Michelle has a hunting rifle aimed at a target on a tree. She misses. Then it’s Rocky’s turn. Then Kristy has a turn in her green bathing suit. Then Kyle; the rifle is taller than the children. Alyssa and her boyfriend, Ivan Arne, are with them this time. Ivan’s hair runs all the way down his back in a scraggly blond ponytail. Rocky calls himself the family photographer.

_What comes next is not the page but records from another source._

extern "C" int lk_unsplit_transpose_f32(const void* x_h, const void* x_l, const int* sexp, int64_t S, int64_t B, int64_t L,
                                       int64_t C, float* out, void* stream) {
  LK_REQUIRE(x_h && x_l && sexp && out && S >= 0 && B >= 0 && L >= 0 && C >= 0 && S * B <= 65535,
             "lk_unsplit_transpose_f32: bad arguments (S * B <= 65535)");
  LK_REQUIRE(L <= 65535 * 32ll, "lk_unsplit_transpose_f32: L too large for grid.y (L <= %lld positions)", 65535 * 32ll);
  LK_REQUIRE(C < (1ll << 31) - 32, "lk_unsplit_transpose_f32: C too large (C < 2^31 - 32 channels)");
  if (S * B == 0 || L == 0 || C == 0) return LK_OK;
  hipLaunchKernelGGL(unsplit_transpose_kernel, dim3((unsigned)((C + 31) / 32), (unsigned)((L + 31) / 32), (unsigned)(S * B)),
                     dim3(256), 0, (hipStream_t)stream, (const _Float16*)x_h, (const _Float16*)x_l, sexp, (int)S, (int)B,
                     (int)L, (int)C, out);
  return check_launch("unsplit_transpose_kernel");
}

namespace {
struct Gram16Plan {
  int nb, nbc, npairs, kw, bkr;
  int64_t nsplit, rows_per_split, nparts;
};
Gram16Plan gram16_plan(int64_t R, int64_t C) {
  Gram16Plan p;
  p.nb = C == 64 ? 64 : 128;
  p.kw = C == 64 ? 4 : 1;
  p.bkr = C == 64 ? 64 : 32;
  p.nbc = (int)(C / p.nb);
  p.npairs = p.nbc * (p.nbc + 1) / 2;
  int64_t want = (512 + p.npairs - 1) / p.npairs;
  int64_t stages = (R + p.bkr - 1) / p.bkr;
  int64_t per = (stages + want - 1) / want;
  if (per < 8) per = 8;
  p.rows_per_split = per * p.bkr;
  p.nsplit = (R + p.rows_per_split - 1) / p.rows_per_split;
  if (p.nsplit < 1) p.nsplit = 1;
  p.nparts = p.nsplit;
  return p;
}
}

extern "C" size_t lk_gram_tn_f16x2_workspace_bytes(int64_t R, int64_t C) {
  if (C < 64 || (C != 64 && C % 128)) return 0;
  const Gram16Plan p = gram16_plan(R, C);
  return (size_t)p.nparts * p.npairs * p.nb * p.nb * sizeof(float);
}

extern "C" int lk_gram_tn_f16x2(const void* x_h, const void* x_l, const int* sexp, int64_t R, int64_t C, float alpha,
                                float* Gm, const void* zero16, void* ws, size_t ws_bytes, void* stream) {
  LK_REQUIRE(x_h && x_l && sexp && Gm && zero16 && ws && R >= 0, "lk_gram_tn_f16x2: null pointer");
  LK_REQUIRE(C == 64 || (C >= 128 && C % 128 == 0 && C <= 4096), "lk_gram_tn_f16x2: C must be 64 or a multiple of 128");
  if (R == 0) return LK_OK;
  const Gram16Plan p = gram16_plan(R, C);
  LK_REQUIRE(ws_bytes >= lk_gram_tn_f16x2_workspace_bytes(R, C), "lk_gram_tn_f16x2: workspace too small");
  hipStream_t st = (hipStream_t)stream;
  dim3 grid((unsigned)p.npairs, (unsigned)p.nsplit);
  if (C == 64) {
    using Gc = Gram16Cfg<64, 64, 4>;
    hipLaunchKernelGGL((gram16_kernel<64, 64, 4, false>), grid, dim3(256), 2 * Gc::STAGE, st, (const _Float16*)x_h,
                       (const _Float16*)x_l, R, C, p.rows_per_split, (const _Float16*)zero16, (float*)ws, p.nbc, Gram16Tnp{});
  } else {
    using Gc = Gram16Cfg<128, 32, 1>;
    hipLaunchKernelGGL((gram16_kernel<128, 32, 1, false>), grid, dim3(256), 2 * Gc::STAGE, st, (const _Float16*)x_h,
                       (const _Float16*)x_l, R, C, p.rows_per_split, (const _Float16*)zero16, (float*)ws, p.nbc, Gram16Tnp{});
  }
  int rc = check_launch("gram16_kernel");
  if (rc != LK_OK) return rc;
  dim3 rgrid((unsigned)(p.nb * p.nb / 256), (unsigned)p.npairs);
  if (C == 64)
    hipLaunchKernelGGL(gram16_reduce4_kernel<64>, rgrid, dim3(256), 0, st, (const float*)ws, (int)p.nparts, p.npairs, p.nbc,
                       (int)C, sexp, alpha, Gm);
  else
    hipLaunchKernelGGL(gram16_reduce4_kernel<128>, rgrid, dim3(256), 0, st, (const float*)ws, (int)p.nparts, p.npairs, p.nbc,
                       (int)C, sexp, alpha, Gm);
  return check_launch("gram16_reduce4_kernel");
}

namespace lk {
struct Pix13Args {
  const _Float16 *xh, *xl;
  const _Float16* zero16;
  const int* slots;
  const int* sexp;
  float* blocks;
  float alpha;
  int R, H, W;
};

__device__ __forceinline__ f16x8 pix13_frag(unsigned plane, int lane, int col0) {
  const int grp = lane >> 4, r16 = lane & 15;
  const int f_row = (grp >> 1) * 8 + (r16 >> 2), col = col0 + (grp & 1) * 16 + (r16 & 3) * 4;
  s16x4 v[2];
#pragma unroll
  for (int j = 0; j < 2; ++j) {
    const int row = f_row + j * 4;
    const unsigned off = plane + row * 128 + (((col >> 5) ^ gram16_swz<64>(row)) << 6) + (col & 31) * 2;
    asm volatile("ds_read_b64_tr_b16 %0, %1" : "=v"(v[j]) : "v"(off));
  }
  const f16x4 f0 = __builtin_bit_cast(f16x4, v[0]), f1 = __builtin_bit_cast(f16x4, v[1]);
  return f16x8{f0[0], f0[1], f0[2], f0[3], f1[0], f1[1], f1[2], f1[3]};
}

#ifndef LK_PIX13_ABLATE
#define LK_PIX13_ABLATE 0
#endif
__global__ __launch_bounds__(512) void pixpair13_kernel(const Pix13Args p) {
  constexpr int C = 64, BKR = 16, PLANE = BKR * C * 2, PANEL = 2 * PLANE, STAGE = 13 * PANEL;
  extern __shared__ __attribute__((aligned(16))) char smem[];
  const int tid = threadIdx.x, lane = tid & 63;
  const int wave = __builtin_amdgcn_readfirstlane(tid >> 6);
  int q;
  {
    const int nblk = gridDim.x, bid = blockIdx.x;
    q = xcd_tile_order(bid, nblk);
  }
  auto panel_col = [&](int h) {
    const int dy = h < 3 ? 0 : (h < 8 ? 1 : 2), dx = h < 3 ? h : (h < 8 ? h - 5 : h - 10);
    return (q + dy * p.W + dx) * C;
  };
  unsigned valid = 0;
#pragma unroll
  for (int h = 0; h < 13; ++h)
    if (p.slots[q * 13 + h] >= 0) valid |= 1u << h;
  valid = (unsigned)__builtin_amdgcn_readfirstlane((int)valid);
  const int g = wave >> 2;
  int myslot[7];
#pragma unroll
  for (int i = 0; i < 7; ++i) myslot[i] = g * 7 + i < 13 ? __builtin_amdgcn_readfirstlane(p.slots[q * 13 + (g * 7 + i < 13 ? g * 7 + i : 0)]) : -1;
  const int64_t ld = (int64_t)p.H * p.W * C;
  const int nstage = (p.R + BKR - 1) / BKR;
  const unsigned lds0 = (unsigned)(uintptr_t)(__attribute__((address_space(3))) char*)smem;

  const int s_half = wave & 1, s_pl = wave >> 1;
  const int s_row = s_half * 8 + (lane >> 3);
  const int s_col = ((lane & 7) ^ (gram16_swz<64>(s_row) << 2)) * 8;
  auto stage_one = [&](int s, int buf, int i) {
    const int64_t r = (int64_t)s * BKR + s_row;
    const bool ok = r < p.R;
    const int64_t e0 = r * ld + s_col;
    int pnl = 2 * i + (s_pl >> 1), hl = s_pl & 1;
    if (pnl > 12) pnl = 12;
    const bool live = ok && ((valid >> pnl) & 1u);
    const _Float16* src = live ? (hl ? p.xl : p.xh) + e0 + panel_col(pnl) : p.zero16;
    const unsigned dst = lds0 + buf * STAGE + pnl * PANEL + hl * PLANE + s_half * 1024;
    __builtin_amdgcn_global_load_lds((gbl_void16*)src, (lds_void16*)(uintptr_t)dst, 16, 0, 0);
  };
  auto stage = [&](int s, int buf) {
#pragma unroll
    for (int i = 0; i < 7; ++i) stage_one(s, buf, i);
  };

  const int t_a = (wave >> 1) & 1, t_b = wave & 1;
  f32x16 acc[7];
#pragma unroll
  for (int i = 0; i < 7; ++i)
#pragma unroll
    for (int r = 0; r < 16; ++r) acc[i][r] = 0.f;

  if (nstage > 0) stage(0, 0);
  if (nstage > 1) stage(1, 1);
  int buf = 0;
  for (int s = 0; s < nstage; ++s) {
    if (s + 1 < nstage) asm volatile("s_waitcnt vmcnt(7)\n\ts_barrier" ::: "memory");
    else asm volatile("s_waitcnt vmcnt(0)\n\ts_barrier" ::: "memory");
    const bool more = !(LK_PIX13_ABLATE & 2) && s + 2 < nstage;
    const int nbuf = buf == 0 ? 2 : buf - 1;
    const unsigned base = lds0 + buf * STAGE;
    buf = buf == 2 ? 0 : buf + 1;
    if (LK_PIX13_ABLATE & 4) {
      if (more) stage(s + 2, nbuf);
      continue;
    }
    f16x8 ah = pix13_frag(base, lane, t_a * 32), al = pix13_frag(base + PLANE, lane, t_a * 32);
#pragma unroll
    for (int i = 0; i < 7; ++i) {
      const int h = g * 7 + i;
      if (more) stage_one(s + 2, nbuf, i);
      if (myslot[i] >= 0) {
        f16x8 bh = pix13_frag(base + h * PANEL, lane, t_b * 32), bl = pix13_frag(base + h * PANEL + PLANE, lane, t_b * 32);
        asm volatile("s_waitcnt lgkmcnt(0)" : "+v"(ah), "+v"(al), "+v"(bh), "+v"(bl));
        f32x16 c = acc[i];
        c = __builtin_amdgcn_mfma_f32_32x32x16_f16(al, bh, c, 0, 0, 0);
        c = __builtin_amdgcn_mfma_f32_32x32x16_f16(ah, bl, c, 0, 0, 0);
        c = __builtin_amdgcn_mfma_f32_32x32x16_f16(ah, bh, c, 0, 0, 0);
        acc[i] = c;
      }
      __builtin_amdgcn_sched_barrier(0);
    }
  }

  const float inv = exp2i_sat(-p.sexp[0]);
  const int lr = lane & 31, lh = lane >> 5;
#pragma unroll
  for (int i0 = 0; i0 < 7; i0 += 4) {
    float old[4][16];
#pragma unroll
    for (int i = i0; i < (i0 + 4 < 7 ? i0 + 4 : 7); ++i) {
      if (myslot[i] < 0 || ((LK_PIX13_ABLATE & 1) && p.alpha != 12345.f)) continue;
      const float* blk = p.blocks + (int64_t)myslot[i] * (C * C);
#pragma unroll
      for (int r = 0; r < 16; ++r) old[i - i0][r] = blk[(t_a * 32 + (r & 3) + 8 * (r >> 2) + 4 * lh) * C + t_b * 32 + lr];
    }
#pragma unroll
    for (int i = i0; i < (i0 + 4 < 7 ? i0 + 4 : 7); ++i) {
      if (myslot[i] < 0 || ((LK_PIX13_ABLATE & 1) && p.alpha != 12345.f)) continue;
      float* blk = p.blocks + (int64_t)myslot[i] * (C * C);
#pragma unroll
      for (int r = 0; r < 16; ++r) blk[(t_a * 32 + (r & 3) + 8 * (r >> 2) + 4 * lh) * C + t_b * 32 + lr] =
            gram16_unscale_add(old[i - i0][r], acc[i][r], p.alpha, inv);
    }
  }
}
}

extern "C" int lk_conv3x3_pixpair_accumulate13_f16x2(const void* x_h, const void* x_l, const int* sexp, int64_t B, int64_t H,
                                                     int64_t W, int64_t Cin, float alpha, float* blocks,
                                                     const int32_t* slots_dev, const void* zero16, void* stream) {
  LK_REQUIRE(x_h && x_l && sexp && blocks && slots_dev && zero16 && B >= 0 && H >= 1 && W >= 1,
             "lk_conv3x3_pixpair_accumulate13_f16x2: bad arguments");
  LK_REQUIRE(Cin == 64 && H * W * Cin < (1ll << 31) && B < (1ll << 31) && H * W * 13 * Cin * Cin < (1ll << 31),
             "lk_conv3x3_pixpair_accumulate13_f16x2: needs Cin == 64 (and a map within 2^31 elements)");
  if (B == 0) return LK_OK;
  Pix13Args a;
  a.xh = (const _Float16*)x_h, a.xl = (const _Float16*)x_l, a.zero16 = (const _Float16*)zero16, a.slots = slots_dev, a.sexp = sexp;
  a.blocks = blocks, a.alpha = alpha, a.R = (int)B, a.H = (int)H, a.W = (int)W;
  constexpr int LDS = 3 * 13 * 4096;
  static bool attr_set = false;
  if (!attr_set) {
    (void)hipFuncSetAttribute((const void*)pixpair13_kernel, hipFuncAttributeMaxDynamicSharedMemorySize, LDS);
    attr_set = true;
  }
  hipLaunchKernelGGL(pixpair13_kernel, dim3((unsigned)(H * W)), dim3(512), LDS, (hipStream_t)stream, a);
  return check_launch("pixpair13_kernel");
}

“Alyssa, you can have my job,” Michelle says, meaning Alyssa can take over for those few times she’s expected to film. Ivan takes a hatchet to some firewood.

Rocky ties a fly onto a fishing pole, and then he and Ivan go the shoreline and throw in their lines. The river moves fast, ridges of white foam popping up over the rocks. “Hon,” Rocky tells her, “you don’t have a job.”